Kreisklinik in Wörth: Trotz Millionendefizit gibt es viel Lob

Lob für ein Millionendefizit – gibt es das? Ja, das gibt es. Wenn es sich um ein Krankenhaus handelt. Wenn das Defizit deutlich geringer ausfällt als befürchtet. Und wenn die Rahmenbedingungen keine schwarzen Zahlen zulassen. In Wörth ist all das der Fall. In Summe steht für 2025 ein Minus von 2,6 Millionen Euro bei den Betriebskosten. „Eine ganz großartige Leistung“, sagte Landrätin Tanja Schweiger im Krankenhausausschuss dazu.
Um ehrlich zu sein, lobte Schweiger damit natürlich nicht das Defizit, das der Landkreis ausgleichen muss. Vielmehr galt das Lob Klinikdirektor Martin Rederer und den Mitarbeitern an der Kreisklinik. Sie haben es geschafft, das eigentlich jenseits der Drei-Millionen-Marke erwartete Minus deutlich nach unten zu drücken. „Das ist nicht gerade vergnügungssteuerpflichtig“, betonte die Landrätin.

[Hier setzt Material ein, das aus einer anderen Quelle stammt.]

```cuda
__global__ void __launch_bounds__(256) k_scan_tile_sums(const uint32_t* counts, uint32_t nb, uint32_t pad,
                                                        uint32_t* tile_sums, uint32_t* max_out) {
  __shared__ uint32_t sh[8];
  uint32_t base = blockIdx.x * PB_SCAN_TILE + threadIdx.x * 8;
  uint32_t s = 0, m = 0;
  for (int k = 0; k < 8; k++)
    if (base + k < nb) {
      uint32_t c = counts[base + k];
      m = max(m, c);
      s += (c + pad) & ~pad;
    }
  uint32_t total;
  block_exclusive_scan(s, sh, &total);
  if (threadIdx.x == 0) tile_sums[blockIdx.x] = total;
  if (max_out) {
    for (int d = 16; d > 0; d >>= 1) m = max(m, __shfl_xor_sync(0xffffffffu, m, d));
    if ((threadIdx.x & 31) == 0 && m) atomicMax(max_out, m);
  }
}

__global__ void __launch_bounds__(256) k_scan_tiles(uint32_t* tile_sums, uint32_t n_tiles, uint32_t* total_out) {
  __shared__ uint32_t sh[8];
  uint32_t per = (n_tiles + 255) / 256;
  uint32_t lo = threadIdx.x * per, hi = min(lo + per, n_tiles);
  uint32_t s = 0;
  for (uint32_t i = lo; i < hi; i++) s += tile_sums[i];
  uint32_t total;
// ... 418 lines not shown
    }
  } else {
    comm = nullptr;
  }
  if (bucket_hi > g.half) bucket_hi = g.half;
  PB_CHECK(bucket_lo < bucket_hi, "empty MSM bucket range");
  g.lo = bucket_lo;
  g.nloc = bucket_hi - bucket_lo;
  g.sets = fixed_base ? batch : g.W;
  g.nb = g.sets * g.nloc;
  PB_CHECK((fixed_base ? (uint64_t)g.W * point_stride : n) < (1ull << 31), "MSM too large for 31-bit point ids");
  ScalarBatch sb;
  for (uint32_t k = 0; k < 4; k++) sb.p[k] = k < batch ? scalars[k] : nullptr;

  static const bool use_xyzz = [] { const char* e = getenv("PB200_MSM_ACC"); return !(e && !strcmp(e, "affine")); }();
  const uint32_t pad = use_xyzz ? 0 : 1;
  DevBuf& sorted = ctx->scratch[2];
  DevBuf& counts = ctx->scratch[3];
  DevBuf& offsets = ctx->scratch[4];
  DevBuf& lvl_a = ctx->scratch[6];
  DevBuf& lvl_b = ctx->scratch[7];
  const uint64_t entries = n * g.W * batch;
  const uint64_t positions = entries + (pad ? g.nb : 0);
  PB_CHECK(positions < (1ull << 30), "MSM too large (n * windows * batch must stay below 2^30)");
  sorted.ensure(positions * 4);
  counts.ensure((size_t)g.nb * 4 + 16);
  offsets.ensure((size_t)(g.nb + 1) * 4);
  uint32_t* max_cnt = counts.as<uint32_t>() + g.nb;
  const uint32_t n_tiles = (g.nb + PB_SCAN_TILE - 1) / PB_SCAN_TILE;
  PB_CHECK(n_tiles <= 8192, "too many buckets for the scan");
  ctx->msm_aff[1].ensure((size_t)8192 * 4);
  uint32_t* tile_sums = ctx->msm_aff[1].as<uint32_t>();

  const uint32_t lb = sort_default_lb(g.nb);
  PB_CHECK((1u << lb) <= PB_SORT_MAX_BIN_KEYS, "too many buckets for the sort");
  DevBuf& binned = ctx->scratch[8];
  DevBuf& bin_tab = ctx->scratch[9];
  binned.ensure(entries * sizeof(SortEntry));
  bin_tab.ensure((size_t)3 * (PB_SORT_MAX_BINS + 1) * 4);
  SortArgs sa;
  sa.sb = sb;
  sa.n = n;
  sa.from_mont = scalars_mont ? 1 : 0;
  sa.g = g;
  sa.lb = lb;
  sa.nbins = ((g.nb - 1) >> lb) + 1;
  sa.T = PB_SORT_CHUNK;
  uint32_t* bin_cnt = bin_tab.as<uint32_t>();
  uint32_t* bin_off = bin_cnt + PB_SORT_MAX_BINS + 1;
  sa.bin_cnt = bin_cnt;
  sa.bin_off = bin_off;
  sa.binned = binned.as<SortEntry>();
  sa.chunk_first = bin_off + PB_SORT_MAX_BINS + 1;
  sa.counts = counts.as<uint32_t>();
  sa.offsets = offsets.as<uint32_t>();
  sa.sorted = sorted.as<uint32_t>();
  sa.spb = PB_SORT_BIN_STAGE / g.W;
  const dim3 bin_grid((unsigned)((n + sa.spb - 1) / sa.spb), batch);
  const uint64_t chunk_bound = entries / PB_SORT_CHUNK + sa.nbins;
  const uint32_t count_grid = (uint32_t)std::min<uint64_t>((uint64_t)ctx->sm_count * 4, chunk_bound);
  const uint32_t place_grid = (uint32_t)std::min<uint64_t>((uint64_t)ctx->sm_count * 2, chunk_bound);
  const size_t bin_stage_bytes = PB_SORT_BIN_STAGE * sizeof(SortEntry), chunk_stage_bytes = PB_SORT_CHUNK * 4;
  PB_CUDA(cudaFuncSetAttribute(k_msm_bin_scatter, cudaFuncAttributeMaxDynamicSharedMemorySize, (int)bin_stage_bytes));
  PB_CUDA(cudaFuncSetAttribute(k_msm_chunk_place, cudaFuncAttributeMaxDynamicSharedMemorySize, (int)chunk_stage_bytes));

  cudaStream_t st = ctx->stream;
  ctx->time_begin(2);
  PB_CUDA(cudaMemsetAsync(counts.p, 0, (size_t)g.nb * 4 + 16, st));
  PB_CUDA(cudaMemsetAsync(bin_cnt, 0, (size_t)sa.nbins * 4, st));
  if (pad) PB_CUDA(cudaMemsetAsync(sorted.p, 0xff, positions * 4, st));
  k_msm_bin_count<<<bin_grid, PB_SORT_BIN_THREADS, 0, st>>>(sa);
  k_scan_tile_sums<<<1, 256, 0, st>>>(bin_cnt, sa.nbins, 0, tile_sums, nullptr);
  k_scan_tiles<<<1, 256, 0, st>>>(tile_sums, 1, bin_off + sa.nbins);
  k_scan_apply<<<1, 256, 0, st>>>(bin_cnt, sa.nbins, 0, tile_sums, bin_off);
  k_msm_bin_scatter<<<bin_grid, PB_SORT_BIN_THREADS, bin_stage_bytes, st>>>(sa);
  k_msm_chunk_map<<<1, 256, 0, st>>>(sa);
  k_msm_chunk_count<<<count_grid, PB_SORT_CHUNK_THREADS, 0, st>>>(sa);
  k_scan_tile_sums<<<n_tiles, 256, 0, st>>>(counts.as<uint32_t>(), g.nb, pad, tile_sums, max_cnt);
  k_scan_tiles<<<1, 256, 0, st>>>(tile_sums, n_tiles, offsets.as<uint32_t>() + g.nb);
  k_scan_apply<<<n_tiles, 256, 0, st>>>(counts.as<uint32_t>(), g.nb, pad, tile_sums, offsets.as<uint32_t>());
  k_msm_chunk_place<<<place_grid, PB_SORT_CHUNK_THREADS, chunk_stage_bytes, st>>>(sa);
  ctx->time_end(2);
  ctx->launches += 11;

  ReduceArgs ra;
  ra.pts = nullptr; ra.off = offsets.as<uint32_t>(); ra.cnt = counts.as<uint32_t>(); ra.xb = nullptr;
  if (!use_xyzz) {
    const uint64_t s_bound = positions / 2;
    DevBuf& pts = ctx->msm_aff[0];
    pts.ensure(s_bound * sizeof(G1Affine));
    AffAcc a;
    a.table = points;
    a.sorted = sorted.as<uint32_t>();
    a.pts = pts.as<G1Affine>();
    a.off = offsets.as<uint32_t>();
    a.cnt = counts.as<uint32_t>();
    a.max_cnt = max_cnt;
    a.nbl = g.nb;
    uint64_t cap = fixed_base ? n * g.W : n;
    uint32_t max_rounds = 1;
    while (max_rounds < 32 && (1ull << max_rounds) < cap) max_rounds++;
    ctx->time_begin(0);
    for (uint32_t r = 0; r < std::min<uint32_t>(max_rounds, PB_AFF_GRID_ROUNDS); r++) {
      a.r = r;
// ... 323 lines not shown
```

Einmaliger Zuschlag bringt gut 900 000 Euro
Der Klinikdirektor machte dafür vor allem eine weitere Verbesserung der Wirtschaftlichkeit in vielen Bereichen verantwortlich. Zumindest in Teilen spielt auch noch ein einmaliger Zuschlag aus dem Haushaltsbegleitgesetz eine Rolle. Seit November letzten Jahres bekommt die Kreisklinik demnach zwölf Monate lang einmalig einen Aufschlag von 3,25 Prozent auf jeden Euro Umsatz. Rederer geht davon aus, dass das für die Kreisklinik gut 900 000 Euro Mehreinnahmen bedeutet.
Zu Lasten der Kliniken wirkt sich demgegenüber ein Kabinettsbeschluss vom vergangenen Dezember aus, der das Ziel hatte, die Finanzen der gesetzlichen Krankenkassen zu stabilisieren. Demnach werden den Krankenhäusern bundesweit heuer einmalig rund 1, Milliarden Euro entzogen. Auf die Kreisklinik entfallen hier rund 640 000 Euro. Zudem sind es die Tarifabschlüsse der vergangenen Jahre sowie die hohen Sach- und Energiekosten, die das Wörther Krankenhaus weiter belasten werden, berichtete der Krankenhausdirektor.
2025 registrierte das Krankenhaus 36.000 Patienten
Er rechnet damit, dass die Kreisklinik auch heuer nicht an einem kräftigen Defizit vorbeikommt. Auf 2,1 Millionen Euro ist im Wirtschaftsplan für 2026 das Minus taxiert. Demnach stehen Einnahmen von 61,6 Millionen Euro Ausgaben von 63,7 Millionen Euro gegenüber. Rederer geht auch heuer auch von insgesamt 36.000 ambulanten und stationären Patienten aus. Man plant also mit dem gleichen Volumen wie 2025.
Insgesamt geht der Klinikdirektor davon aus, dass die Umsätze heuer höher ausfallen werden. Ein entscheidendes Kriterium ist hier der sogenannte Case Mix, ein Bewertungs- und Vergleichswert für den Patienten-Mix. Der Punktewert, den eine Klinik hier erreicht, ist Berechnungsgrundlage für das Krankenhausbudget. 6150 Punkte visiert die Kreisklinik heuer an. Rederer berichtete, dass er auf umfangreiches Controlling setzt, um einen möglichst hohen Punktwert zu erreichen. „Transparenz ist enorm wichtig. Wir müssen immer wissen, wo wir stehen“, erläuterte er.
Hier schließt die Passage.